■ **WORK REQUIRED**
Could you report every line from the entries that includes the word "mode"?

■ **EXTRACTED RECORDS**
§
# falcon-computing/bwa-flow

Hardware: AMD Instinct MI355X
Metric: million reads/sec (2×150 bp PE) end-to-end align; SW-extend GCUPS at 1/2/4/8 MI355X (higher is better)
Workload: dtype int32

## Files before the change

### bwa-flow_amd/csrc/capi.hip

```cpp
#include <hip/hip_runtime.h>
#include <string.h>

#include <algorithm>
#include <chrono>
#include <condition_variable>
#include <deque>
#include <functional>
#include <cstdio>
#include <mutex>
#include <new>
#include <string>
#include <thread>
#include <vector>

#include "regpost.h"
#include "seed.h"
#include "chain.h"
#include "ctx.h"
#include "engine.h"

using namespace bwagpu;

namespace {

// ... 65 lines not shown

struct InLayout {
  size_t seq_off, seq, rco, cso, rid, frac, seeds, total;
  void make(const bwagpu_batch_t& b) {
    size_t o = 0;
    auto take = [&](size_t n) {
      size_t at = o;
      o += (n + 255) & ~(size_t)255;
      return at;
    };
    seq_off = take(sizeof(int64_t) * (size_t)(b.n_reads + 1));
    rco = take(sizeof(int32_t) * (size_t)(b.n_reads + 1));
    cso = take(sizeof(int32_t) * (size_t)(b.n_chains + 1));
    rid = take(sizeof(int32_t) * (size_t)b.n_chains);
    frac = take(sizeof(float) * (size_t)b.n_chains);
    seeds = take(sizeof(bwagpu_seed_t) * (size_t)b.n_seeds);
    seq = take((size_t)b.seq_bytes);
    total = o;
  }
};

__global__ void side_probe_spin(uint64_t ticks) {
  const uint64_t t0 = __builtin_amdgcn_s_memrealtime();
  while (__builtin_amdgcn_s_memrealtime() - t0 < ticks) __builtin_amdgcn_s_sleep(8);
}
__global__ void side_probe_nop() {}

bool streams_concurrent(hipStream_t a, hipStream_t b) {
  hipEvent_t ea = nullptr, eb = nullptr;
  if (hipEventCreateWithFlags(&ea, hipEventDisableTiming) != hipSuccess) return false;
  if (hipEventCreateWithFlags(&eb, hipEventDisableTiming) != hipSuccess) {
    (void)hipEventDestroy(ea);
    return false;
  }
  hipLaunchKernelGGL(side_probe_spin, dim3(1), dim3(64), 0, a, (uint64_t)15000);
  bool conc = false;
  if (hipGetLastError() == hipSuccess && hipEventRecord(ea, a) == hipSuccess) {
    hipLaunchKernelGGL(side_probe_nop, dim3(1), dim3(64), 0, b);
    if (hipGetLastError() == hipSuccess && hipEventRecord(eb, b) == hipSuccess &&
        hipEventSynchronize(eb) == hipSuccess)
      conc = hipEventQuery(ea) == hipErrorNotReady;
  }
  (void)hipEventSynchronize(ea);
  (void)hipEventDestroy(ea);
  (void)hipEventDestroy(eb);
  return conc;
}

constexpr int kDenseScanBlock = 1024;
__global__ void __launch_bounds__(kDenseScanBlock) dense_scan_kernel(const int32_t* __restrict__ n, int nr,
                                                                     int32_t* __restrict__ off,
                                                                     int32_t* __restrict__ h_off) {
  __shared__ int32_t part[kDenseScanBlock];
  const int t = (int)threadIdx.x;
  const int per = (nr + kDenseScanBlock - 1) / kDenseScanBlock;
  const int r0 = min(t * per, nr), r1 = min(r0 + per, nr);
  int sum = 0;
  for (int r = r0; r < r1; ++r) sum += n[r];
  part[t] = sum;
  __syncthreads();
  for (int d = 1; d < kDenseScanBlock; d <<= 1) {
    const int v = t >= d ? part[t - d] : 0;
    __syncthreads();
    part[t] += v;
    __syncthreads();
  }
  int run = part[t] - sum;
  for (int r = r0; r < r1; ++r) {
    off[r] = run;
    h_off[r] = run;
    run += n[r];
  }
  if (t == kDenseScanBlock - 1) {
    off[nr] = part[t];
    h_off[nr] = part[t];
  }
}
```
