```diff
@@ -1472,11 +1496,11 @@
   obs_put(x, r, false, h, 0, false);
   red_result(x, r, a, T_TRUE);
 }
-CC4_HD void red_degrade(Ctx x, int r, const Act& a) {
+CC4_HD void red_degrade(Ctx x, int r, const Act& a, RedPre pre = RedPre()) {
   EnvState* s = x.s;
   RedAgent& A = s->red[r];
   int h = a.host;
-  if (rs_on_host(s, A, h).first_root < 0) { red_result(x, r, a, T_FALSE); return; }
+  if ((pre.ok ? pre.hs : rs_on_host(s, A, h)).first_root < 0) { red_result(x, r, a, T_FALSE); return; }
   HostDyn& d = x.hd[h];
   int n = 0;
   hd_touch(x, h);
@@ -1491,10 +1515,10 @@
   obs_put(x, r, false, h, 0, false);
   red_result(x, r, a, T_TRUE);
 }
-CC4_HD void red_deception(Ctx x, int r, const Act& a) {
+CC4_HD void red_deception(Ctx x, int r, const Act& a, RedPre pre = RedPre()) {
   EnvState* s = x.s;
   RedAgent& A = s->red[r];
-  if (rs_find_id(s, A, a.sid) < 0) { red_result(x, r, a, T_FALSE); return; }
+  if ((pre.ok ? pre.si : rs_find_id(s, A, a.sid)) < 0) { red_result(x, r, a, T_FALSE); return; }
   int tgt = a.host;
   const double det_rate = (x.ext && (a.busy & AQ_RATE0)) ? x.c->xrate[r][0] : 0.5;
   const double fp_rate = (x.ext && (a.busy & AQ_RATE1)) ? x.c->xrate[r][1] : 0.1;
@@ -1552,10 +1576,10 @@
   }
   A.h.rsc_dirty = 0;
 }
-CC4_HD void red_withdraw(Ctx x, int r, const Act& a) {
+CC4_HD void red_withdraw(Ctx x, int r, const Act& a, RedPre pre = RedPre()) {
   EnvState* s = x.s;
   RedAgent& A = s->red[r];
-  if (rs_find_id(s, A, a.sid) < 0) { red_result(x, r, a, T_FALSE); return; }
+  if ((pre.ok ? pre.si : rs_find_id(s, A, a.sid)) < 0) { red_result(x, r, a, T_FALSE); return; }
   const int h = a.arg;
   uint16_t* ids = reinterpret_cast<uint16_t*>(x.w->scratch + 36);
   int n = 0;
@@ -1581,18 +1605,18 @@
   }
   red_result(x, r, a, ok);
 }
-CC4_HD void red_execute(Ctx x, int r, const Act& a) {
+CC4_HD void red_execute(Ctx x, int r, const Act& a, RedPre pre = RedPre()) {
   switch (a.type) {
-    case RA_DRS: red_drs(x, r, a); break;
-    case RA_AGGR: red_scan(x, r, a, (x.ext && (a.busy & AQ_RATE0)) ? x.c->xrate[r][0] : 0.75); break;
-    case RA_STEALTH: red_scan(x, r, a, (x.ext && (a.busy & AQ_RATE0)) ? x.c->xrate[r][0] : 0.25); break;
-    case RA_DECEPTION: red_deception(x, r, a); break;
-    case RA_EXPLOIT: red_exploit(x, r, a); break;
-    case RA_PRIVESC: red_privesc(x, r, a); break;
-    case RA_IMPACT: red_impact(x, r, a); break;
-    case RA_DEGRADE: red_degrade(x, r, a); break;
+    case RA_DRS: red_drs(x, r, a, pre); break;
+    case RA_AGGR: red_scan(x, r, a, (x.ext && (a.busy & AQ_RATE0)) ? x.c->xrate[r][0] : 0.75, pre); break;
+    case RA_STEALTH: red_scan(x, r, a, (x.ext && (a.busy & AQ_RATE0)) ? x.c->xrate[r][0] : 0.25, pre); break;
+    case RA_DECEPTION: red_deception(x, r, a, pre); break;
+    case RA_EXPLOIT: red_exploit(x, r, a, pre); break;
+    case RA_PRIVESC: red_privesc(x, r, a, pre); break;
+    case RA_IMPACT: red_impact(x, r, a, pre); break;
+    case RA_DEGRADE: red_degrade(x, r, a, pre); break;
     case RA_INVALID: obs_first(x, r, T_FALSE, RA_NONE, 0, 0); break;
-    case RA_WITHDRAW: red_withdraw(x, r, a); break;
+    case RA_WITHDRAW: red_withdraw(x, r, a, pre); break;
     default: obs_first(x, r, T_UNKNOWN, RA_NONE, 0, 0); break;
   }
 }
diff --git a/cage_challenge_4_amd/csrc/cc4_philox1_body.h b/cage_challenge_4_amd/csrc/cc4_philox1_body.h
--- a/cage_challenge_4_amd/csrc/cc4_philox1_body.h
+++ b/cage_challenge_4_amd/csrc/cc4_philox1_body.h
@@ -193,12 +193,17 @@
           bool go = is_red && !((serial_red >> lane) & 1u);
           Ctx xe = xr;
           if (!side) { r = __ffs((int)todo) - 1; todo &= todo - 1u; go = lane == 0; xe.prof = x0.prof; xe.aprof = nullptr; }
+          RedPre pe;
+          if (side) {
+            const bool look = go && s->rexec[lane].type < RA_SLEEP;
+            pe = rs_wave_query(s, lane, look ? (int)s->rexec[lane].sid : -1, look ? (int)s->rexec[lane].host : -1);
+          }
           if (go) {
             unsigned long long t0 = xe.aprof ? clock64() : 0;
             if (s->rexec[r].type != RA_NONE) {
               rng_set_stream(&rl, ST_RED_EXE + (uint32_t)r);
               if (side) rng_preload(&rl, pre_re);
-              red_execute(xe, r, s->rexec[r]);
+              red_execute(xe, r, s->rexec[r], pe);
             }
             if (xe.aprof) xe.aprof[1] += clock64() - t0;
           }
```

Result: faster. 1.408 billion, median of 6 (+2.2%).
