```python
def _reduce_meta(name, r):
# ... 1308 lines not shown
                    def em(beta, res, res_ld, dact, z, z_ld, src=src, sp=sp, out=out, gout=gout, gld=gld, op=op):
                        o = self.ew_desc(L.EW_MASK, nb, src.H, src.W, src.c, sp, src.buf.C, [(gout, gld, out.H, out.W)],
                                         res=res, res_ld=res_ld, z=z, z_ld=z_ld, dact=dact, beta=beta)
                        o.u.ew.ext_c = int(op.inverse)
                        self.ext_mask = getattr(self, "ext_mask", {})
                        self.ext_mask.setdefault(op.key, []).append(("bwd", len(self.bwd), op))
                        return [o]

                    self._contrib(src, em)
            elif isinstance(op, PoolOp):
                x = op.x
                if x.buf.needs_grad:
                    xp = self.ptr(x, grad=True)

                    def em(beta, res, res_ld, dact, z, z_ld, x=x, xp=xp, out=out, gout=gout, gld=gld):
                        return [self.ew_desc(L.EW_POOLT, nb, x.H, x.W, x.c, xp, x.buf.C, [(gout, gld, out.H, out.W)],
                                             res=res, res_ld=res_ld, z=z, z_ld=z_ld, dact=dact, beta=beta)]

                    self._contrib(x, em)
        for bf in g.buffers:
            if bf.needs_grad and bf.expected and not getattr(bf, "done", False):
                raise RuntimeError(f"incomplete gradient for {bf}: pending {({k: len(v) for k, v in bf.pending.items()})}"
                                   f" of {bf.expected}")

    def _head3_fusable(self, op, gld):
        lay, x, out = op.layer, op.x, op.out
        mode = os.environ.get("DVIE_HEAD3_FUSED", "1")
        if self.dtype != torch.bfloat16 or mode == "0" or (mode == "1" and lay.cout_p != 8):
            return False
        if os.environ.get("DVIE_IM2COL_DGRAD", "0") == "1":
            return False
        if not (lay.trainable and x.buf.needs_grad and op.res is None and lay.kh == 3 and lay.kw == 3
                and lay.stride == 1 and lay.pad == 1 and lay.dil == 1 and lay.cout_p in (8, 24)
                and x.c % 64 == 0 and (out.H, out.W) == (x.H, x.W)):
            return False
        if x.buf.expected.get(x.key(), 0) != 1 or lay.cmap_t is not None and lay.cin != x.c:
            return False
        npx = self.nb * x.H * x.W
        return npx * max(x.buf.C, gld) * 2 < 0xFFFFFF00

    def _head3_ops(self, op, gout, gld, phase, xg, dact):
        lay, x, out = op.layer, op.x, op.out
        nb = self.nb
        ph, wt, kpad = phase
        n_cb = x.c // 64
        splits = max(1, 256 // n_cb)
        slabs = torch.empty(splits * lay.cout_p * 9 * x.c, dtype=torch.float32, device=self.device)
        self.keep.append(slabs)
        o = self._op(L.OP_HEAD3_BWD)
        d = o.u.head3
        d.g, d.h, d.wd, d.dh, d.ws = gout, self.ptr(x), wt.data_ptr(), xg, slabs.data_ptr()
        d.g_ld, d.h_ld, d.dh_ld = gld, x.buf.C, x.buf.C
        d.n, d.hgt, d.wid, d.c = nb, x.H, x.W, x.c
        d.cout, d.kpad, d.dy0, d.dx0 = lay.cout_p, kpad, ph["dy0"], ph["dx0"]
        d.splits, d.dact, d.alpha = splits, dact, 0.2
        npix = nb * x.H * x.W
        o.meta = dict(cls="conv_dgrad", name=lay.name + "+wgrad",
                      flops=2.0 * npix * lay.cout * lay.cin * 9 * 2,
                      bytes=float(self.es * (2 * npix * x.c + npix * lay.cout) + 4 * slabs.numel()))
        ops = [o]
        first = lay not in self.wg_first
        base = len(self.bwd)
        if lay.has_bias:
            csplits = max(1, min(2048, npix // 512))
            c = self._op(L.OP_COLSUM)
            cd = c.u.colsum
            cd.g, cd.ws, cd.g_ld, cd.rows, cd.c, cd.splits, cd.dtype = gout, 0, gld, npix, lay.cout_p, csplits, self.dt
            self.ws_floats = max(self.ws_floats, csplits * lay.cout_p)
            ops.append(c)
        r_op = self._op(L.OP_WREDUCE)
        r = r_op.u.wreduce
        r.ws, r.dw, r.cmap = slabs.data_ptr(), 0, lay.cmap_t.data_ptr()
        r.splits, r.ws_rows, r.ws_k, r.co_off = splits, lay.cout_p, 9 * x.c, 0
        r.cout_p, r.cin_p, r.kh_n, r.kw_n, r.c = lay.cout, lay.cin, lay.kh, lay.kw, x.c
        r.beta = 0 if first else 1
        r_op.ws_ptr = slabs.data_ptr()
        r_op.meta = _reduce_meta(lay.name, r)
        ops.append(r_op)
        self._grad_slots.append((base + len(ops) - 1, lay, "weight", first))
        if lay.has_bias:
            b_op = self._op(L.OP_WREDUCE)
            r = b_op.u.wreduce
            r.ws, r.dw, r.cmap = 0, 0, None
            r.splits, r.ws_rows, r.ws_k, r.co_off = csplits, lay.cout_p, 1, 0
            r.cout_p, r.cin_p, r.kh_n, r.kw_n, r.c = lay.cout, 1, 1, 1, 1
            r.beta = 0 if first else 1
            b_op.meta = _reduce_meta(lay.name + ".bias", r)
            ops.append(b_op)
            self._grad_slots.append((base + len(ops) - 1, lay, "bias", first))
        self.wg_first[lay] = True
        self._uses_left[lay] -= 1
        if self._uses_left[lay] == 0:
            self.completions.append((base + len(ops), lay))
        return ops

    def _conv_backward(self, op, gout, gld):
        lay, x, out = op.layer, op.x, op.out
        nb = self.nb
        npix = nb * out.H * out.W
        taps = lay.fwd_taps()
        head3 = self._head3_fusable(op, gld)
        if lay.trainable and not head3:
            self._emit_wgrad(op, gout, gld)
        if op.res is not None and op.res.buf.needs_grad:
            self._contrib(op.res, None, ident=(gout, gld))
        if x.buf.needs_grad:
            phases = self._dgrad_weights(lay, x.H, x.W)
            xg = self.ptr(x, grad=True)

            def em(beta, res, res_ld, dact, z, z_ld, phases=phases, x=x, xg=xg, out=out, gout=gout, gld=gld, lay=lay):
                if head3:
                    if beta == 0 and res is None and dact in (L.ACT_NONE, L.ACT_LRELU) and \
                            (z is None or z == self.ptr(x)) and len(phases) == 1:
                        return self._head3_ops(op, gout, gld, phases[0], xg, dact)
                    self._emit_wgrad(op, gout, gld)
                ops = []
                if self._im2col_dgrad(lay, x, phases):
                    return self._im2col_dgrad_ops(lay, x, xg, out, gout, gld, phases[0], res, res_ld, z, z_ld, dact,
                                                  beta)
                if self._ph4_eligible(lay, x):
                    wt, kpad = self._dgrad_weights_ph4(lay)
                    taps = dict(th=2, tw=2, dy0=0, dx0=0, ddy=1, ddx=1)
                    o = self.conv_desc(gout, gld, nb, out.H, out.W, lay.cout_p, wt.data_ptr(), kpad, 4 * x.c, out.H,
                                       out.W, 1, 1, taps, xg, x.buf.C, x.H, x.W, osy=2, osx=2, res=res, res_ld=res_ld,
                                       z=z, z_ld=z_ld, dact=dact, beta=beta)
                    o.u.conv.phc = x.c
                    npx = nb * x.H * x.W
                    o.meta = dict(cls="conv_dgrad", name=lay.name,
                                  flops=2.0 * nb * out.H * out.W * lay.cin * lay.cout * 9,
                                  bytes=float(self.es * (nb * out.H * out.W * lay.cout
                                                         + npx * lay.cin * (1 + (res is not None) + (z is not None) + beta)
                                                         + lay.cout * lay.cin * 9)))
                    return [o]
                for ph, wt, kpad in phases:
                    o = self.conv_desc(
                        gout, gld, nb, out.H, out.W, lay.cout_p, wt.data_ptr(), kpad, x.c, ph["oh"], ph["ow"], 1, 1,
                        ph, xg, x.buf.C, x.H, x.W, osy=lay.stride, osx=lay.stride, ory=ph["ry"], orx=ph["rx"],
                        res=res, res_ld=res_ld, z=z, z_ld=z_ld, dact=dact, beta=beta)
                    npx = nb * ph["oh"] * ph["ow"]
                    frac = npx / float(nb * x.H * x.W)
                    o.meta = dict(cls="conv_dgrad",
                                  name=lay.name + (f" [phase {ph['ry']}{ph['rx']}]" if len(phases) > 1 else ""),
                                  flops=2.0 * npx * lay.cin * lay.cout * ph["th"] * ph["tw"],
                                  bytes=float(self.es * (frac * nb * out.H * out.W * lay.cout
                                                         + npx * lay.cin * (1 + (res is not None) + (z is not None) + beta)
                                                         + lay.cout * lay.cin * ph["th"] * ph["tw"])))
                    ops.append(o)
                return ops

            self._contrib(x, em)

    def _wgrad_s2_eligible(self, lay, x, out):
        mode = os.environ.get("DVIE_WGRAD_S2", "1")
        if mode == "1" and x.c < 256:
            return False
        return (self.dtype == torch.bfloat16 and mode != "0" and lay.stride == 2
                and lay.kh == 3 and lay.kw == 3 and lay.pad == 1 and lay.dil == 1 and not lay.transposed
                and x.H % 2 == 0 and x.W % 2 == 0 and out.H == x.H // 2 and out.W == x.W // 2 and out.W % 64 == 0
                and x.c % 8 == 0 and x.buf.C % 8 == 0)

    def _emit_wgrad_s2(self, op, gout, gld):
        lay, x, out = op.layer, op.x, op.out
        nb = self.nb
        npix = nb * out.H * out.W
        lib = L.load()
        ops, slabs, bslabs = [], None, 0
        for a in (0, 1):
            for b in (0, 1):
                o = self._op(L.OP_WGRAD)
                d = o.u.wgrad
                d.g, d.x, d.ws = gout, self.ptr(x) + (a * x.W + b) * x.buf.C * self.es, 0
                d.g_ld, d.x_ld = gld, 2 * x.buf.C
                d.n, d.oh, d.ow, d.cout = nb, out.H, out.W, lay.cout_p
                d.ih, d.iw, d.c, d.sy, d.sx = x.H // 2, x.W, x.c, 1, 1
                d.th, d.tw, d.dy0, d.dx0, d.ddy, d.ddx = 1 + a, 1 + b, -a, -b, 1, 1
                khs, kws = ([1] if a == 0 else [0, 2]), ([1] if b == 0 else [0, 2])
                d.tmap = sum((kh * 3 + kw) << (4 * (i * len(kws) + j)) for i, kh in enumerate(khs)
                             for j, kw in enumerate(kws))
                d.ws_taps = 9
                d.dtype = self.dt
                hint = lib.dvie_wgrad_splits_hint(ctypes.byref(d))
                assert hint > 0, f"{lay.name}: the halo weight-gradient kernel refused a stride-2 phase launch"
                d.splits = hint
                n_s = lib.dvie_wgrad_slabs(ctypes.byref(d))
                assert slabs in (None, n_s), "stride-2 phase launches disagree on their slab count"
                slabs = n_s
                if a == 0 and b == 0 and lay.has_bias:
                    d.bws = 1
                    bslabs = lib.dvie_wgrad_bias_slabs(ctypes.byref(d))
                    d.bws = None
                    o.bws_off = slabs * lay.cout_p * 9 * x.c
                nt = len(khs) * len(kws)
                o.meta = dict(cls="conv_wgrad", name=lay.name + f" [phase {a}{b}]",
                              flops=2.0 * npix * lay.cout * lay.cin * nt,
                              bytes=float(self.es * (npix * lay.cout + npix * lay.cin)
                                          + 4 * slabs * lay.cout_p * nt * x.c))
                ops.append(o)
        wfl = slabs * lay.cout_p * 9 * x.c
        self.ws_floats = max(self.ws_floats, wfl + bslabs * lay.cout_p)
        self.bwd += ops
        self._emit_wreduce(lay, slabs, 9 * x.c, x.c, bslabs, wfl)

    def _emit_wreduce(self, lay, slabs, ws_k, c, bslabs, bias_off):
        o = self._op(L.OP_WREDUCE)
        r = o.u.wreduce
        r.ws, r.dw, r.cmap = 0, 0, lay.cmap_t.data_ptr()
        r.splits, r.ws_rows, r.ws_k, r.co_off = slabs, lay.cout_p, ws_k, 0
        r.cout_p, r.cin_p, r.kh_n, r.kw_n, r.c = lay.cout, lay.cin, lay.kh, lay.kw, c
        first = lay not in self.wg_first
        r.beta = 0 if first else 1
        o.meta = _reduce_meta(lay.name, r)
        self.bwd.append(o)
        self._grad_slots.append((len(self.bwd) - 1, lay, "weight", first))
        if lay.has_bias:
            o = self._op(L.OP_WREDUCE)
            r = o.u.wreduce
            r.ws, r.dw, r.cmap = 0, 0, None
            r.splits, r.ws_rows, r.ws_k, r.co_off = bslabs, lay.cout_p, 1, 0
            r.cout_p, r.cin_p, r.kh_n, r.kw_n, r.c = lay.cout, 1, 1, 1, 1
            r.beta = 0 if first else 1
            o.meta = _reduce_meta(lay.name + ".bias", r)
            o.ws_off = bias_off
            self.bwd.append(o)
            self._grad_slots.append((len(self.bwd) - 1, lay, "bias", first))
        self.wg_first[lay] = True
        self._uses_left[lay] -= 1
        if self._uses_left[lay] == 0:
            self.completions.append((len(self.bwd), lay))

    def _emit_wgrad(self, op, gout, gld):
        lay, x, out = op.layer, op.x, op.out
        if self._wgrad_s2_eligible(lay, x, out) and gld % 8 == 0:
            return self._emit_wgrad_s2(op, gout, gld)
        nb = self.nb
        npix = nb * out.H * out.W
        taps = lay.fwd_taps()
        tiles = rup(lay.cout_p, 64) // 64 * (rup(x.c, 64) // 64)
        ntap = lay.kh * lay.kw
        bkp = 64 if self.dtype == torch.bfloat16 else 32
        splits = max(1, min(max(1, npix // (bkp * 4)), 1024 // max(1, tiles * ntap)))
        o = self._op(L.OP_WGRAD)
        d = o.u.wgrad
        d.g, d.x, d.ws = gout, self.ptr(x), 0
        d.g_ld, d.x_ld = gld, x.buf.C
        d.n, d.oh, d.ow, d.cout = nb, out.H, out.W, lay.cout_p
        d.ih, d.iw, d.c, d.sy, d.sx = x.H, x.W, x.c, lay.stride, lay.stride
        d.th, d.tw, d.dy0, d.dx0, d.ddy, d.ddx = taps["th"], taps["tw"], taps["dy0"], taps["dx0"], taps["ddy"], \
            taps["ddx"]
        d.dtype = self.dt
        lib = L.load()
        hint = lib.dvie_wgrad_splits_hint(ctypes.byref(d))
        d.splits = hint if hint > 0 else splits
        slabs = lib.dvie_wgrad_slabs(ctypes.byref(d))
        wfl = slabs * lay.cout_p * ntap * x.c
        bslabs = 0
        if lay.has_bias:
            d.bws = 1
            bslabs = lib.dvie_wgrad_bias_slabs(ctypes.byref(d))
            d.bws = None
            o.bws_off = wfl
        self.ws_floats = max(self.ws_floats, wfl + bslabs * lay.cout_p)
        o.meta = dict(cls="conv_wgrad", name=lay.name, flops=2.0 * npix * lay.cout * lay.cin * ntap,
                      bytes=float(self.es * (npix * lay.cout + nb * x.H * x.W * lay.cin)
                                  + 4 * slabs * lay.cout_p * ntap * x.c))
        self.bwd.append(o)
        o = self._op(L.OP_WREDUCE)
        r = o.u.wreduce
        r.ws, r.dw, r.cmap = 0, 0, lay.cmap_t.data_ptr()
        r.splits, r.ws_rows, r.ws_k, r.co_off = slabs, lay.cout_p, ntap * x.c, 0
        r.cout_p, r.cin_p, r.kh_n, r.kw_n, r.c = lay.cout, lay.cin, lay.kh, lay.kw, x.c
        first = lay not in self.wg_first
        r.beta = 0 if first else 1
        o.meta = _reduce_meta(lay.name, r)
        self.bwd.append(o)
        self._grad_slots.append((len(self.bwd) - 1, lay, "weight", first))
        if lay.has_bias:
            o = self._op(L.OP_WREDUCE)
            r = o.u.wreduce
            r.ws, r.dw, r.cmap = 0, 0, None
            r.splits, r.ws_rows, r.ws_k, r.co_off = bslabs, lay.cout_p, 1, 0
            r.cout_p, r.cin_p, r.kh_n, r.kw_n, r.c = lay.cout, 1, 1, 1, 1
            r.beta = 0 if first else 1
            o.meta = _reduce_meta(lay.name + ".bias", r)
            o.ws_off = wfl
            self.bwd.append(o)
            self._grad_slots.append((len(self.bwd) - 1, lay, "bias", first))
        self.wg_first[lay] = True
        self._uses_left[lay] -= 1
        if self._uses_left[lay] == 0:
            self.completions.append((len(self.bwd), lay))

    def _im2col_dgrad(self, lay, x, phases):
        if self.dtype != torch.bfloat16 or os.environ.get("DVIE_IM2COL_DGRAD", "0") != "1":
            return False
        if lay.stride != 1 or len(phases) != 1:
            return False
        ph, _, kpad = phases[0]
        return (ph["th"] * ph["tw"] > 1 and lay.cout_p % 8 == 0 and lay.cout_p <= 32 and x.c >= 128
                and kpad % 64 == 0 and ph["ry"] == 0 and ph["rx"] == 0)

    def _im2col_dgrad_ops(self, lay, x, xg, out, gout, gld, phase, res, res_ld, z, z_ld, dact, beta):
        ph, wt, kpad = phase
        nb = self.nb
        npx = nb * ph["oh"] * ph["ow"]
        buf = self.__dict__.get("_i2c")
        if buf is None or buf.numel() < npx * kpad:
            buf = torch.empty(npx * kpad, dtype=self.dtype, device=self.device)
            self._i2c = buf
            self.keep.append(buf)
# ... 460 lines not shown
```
§
■ **SOLUTION FOR THIS EXERCISE**
        mode = os.environ.get("DVIE_HEAD3_FUSED", "1")
        if self.dtype != torch.bfloat16 or mode == "0" or (mode == "1" and lay.cout_p != 8):
        mode = os.environ.get("DVIE_WGRAD_S2", "1")
        if mode == "1" and x.c < 256:
        return (self.dtype == torch.bfloat16 and mode != "0" and lay.stride == 2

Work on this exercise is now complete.